== The problem ==
Check each line of the material for the string "bool", and copy the lines that have it.

== Dataset entries ==
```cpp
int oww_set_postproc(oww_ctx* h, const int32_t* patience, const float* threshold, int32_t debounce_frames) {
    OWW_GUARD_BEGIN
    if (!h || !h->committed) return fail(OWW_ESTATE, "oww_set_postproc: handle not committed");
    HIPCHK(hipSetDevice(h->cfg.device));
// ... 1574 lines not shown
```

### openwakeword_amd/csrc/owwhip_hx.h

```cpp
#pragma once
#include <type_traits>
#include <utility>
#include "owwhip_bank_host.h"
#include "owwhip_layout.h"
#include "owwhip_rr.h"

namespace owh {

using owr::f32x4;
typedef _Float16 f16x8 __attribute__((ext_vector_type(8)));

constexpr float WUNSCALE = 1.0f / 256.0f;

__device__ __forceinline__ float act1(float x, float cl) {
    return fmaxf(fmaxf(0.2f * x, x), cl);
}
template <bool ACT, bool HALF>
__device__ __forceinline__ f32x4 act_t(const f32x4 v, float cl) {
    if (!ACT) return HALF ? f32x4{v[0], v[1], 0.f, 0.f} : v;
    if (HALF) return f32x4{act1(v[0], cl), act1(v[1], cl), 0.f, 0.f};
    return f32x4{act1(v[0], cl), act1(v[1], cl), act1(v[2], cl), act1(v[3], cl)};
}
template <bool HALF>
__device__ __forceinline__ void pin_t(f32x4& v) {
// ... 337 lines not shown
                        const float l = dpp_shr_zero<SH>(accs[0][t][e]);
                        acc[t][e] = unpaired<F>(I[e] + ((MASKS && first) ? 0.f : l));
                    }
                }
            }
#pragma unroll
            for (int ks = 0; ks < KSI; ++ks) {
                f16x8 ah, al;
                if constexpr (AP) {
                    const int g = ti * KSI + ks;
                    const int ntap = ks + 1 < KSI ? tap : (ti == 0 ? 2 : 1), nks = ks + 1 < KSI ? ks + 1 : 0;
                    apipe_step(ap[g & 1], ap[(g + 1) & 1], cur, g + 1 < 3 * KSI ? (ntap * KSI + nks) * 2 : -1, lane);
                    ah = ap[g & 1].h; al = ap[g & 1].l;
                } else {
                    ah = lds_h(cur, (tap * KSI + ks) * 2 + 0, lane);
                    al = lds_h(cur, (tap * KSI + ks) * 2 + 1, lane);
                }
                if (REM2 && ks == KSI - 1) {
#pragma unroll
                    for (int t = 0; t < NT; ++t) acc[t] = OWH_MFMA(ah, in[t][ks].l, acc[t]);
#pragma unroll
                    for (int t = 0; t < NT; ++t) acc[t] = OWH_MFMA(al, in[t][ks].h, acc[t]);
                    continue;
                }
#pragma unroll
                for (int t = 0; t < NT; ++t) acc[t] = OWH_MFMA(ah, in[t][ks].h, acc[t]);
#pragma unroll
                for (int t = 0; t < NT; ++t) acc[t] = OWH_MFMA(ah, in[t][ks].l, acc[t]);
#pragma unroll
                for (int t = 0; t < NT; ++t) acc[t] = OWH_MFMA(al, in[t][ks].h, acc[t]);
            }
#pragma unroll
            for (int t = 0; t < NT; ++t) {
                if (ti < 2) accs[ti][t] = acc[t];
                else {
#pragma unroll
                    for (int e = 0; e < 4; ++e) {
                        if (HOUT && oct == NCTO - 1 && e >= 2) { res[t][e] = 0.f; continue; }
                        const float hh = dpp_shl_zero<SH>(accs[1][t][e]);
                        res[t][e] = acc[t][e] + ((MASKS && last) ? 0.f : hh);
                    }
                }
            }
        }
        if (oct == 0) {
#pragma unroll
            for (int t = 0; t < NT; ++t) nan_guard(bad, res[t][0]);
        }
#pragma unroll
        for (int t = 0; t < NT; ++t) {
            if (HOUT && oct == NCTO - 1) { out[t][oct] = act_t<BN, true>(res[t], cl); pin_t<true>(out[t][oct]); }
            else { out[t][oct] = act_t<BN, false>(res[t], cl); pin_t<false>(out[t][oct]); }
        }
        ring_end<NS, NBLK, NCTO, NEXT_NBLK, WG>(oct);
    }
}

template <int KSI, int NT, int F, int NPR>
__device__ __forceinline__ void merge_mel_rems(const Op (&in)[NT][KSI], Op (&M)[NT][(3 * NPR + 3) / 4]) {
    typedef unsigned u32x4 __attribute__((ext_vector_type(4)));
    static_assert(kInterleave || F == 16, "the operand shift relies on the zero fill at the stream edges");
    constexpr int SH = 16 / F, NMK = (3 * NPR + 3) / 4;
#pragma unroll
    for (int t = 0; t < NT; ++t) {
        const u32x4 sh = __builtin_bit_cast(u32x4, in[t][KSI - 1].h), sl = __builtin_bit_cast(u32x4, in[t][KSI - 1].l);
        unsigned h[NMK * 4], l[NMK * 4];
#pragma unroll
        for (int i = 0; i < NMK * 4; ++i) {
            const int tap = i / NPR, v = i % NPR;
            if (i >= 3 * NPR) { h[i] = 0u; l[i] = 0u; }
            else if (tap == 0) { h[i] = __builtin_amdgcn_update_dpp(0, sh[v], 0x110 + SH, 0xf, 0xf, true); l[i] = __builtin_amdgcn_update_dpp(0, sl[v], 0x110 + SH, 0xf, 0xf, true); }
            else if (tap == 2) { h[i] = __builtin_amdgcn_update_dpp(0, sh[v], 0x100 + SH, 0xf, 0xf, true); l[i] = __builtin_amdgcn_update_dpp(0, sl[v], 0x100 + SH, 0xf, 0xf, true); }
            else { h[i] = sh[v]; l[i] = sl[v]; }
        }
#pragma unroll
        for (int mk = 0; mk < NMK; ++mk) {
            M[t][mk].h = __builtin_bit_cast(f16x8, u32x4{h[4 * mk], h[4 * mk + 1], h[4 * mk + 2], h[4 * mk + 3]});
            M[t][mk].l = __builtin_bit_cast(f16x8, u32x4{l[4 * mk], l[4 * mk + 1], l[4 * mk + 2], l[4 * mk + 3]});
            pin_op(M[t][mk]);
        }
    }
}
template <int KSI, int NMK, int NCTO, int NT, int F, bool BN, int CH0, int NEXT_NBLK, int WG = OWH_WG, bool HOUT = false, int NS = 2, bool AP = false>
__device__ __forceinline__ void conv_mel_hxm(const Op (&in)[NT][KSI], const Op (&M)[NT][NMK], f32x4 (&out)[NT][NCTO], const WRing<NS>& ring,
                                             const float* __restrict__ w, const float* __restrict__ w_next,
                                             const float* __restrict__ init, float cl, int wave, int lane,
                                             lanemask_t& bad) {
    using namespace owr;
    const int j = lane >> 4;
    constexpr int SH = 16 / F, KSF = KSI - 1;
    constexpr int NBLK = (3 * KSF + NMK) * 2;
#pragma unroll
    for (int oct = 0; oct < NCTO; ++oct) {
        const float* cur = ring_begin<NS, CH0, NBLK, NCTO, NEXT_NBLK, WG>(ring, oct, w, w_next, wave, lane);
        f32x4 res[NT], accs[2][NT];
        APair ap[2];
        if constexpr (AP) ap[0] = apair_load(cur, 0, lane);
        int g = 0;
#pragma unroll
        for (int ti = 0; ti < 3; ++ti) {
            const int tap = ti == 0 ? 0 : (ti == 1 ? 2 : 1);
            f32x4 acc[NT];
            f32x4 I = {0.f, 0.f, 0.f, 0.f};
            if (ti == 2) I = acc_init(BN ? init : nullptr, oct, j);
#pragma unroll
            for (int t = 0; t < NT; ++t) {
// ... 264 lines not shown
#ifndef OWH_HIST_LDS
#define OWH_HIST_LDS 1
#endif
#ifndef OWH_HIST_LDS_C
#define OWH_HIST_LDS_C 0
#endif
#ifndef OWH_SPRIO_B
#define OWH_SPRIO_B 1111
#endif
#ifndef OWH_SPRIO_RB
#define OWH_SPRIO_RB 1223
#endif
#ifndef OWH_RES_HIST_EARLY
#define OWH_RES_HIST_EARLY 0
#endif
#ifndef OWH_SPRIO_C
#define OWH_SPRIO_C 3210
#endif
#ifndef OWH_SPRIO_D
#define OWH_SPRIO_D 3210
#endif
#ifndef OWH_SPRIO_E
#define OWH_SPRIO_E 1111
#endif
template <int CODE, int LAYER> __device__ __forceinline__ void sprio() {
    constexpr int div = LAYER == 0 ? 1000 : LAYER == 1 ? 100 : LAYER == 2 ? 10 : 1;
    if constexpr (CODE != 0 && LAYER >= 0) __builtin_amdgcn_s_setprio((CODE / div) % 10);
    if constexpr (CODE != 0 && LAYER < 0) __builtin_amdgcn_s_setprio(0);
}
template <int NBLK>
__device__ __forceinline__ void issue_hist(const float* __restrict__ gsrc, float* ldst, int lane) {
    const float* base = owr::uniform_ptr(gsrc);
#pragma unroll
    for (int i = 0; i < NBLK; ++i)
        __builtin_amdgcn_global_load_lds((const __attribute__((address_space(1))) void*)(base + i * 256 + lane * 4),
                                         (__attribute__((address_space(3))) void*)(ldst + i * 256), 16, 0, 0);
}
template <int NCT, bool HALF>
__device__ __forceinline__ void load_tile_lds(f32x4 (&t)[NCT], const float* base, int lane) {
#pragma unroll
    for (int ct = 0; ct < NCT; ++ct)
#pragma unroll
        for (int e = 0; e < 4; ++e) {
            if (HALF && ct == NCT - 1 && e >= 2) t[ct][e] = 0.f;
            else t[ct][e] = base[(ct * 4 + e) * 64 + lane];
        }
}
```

== Solution to this exercise ==
template <bool ACT, bool HALF>
template <bool HALF>
template <int KSI, int NMK, int NCTO, int NT, int F, bool BN, int CH0, int NEXT_NBLK, int WG = OWH_WG, bool HOUT = false, int NS = 2, bool AP = false>
template <int NCT, bool HALF>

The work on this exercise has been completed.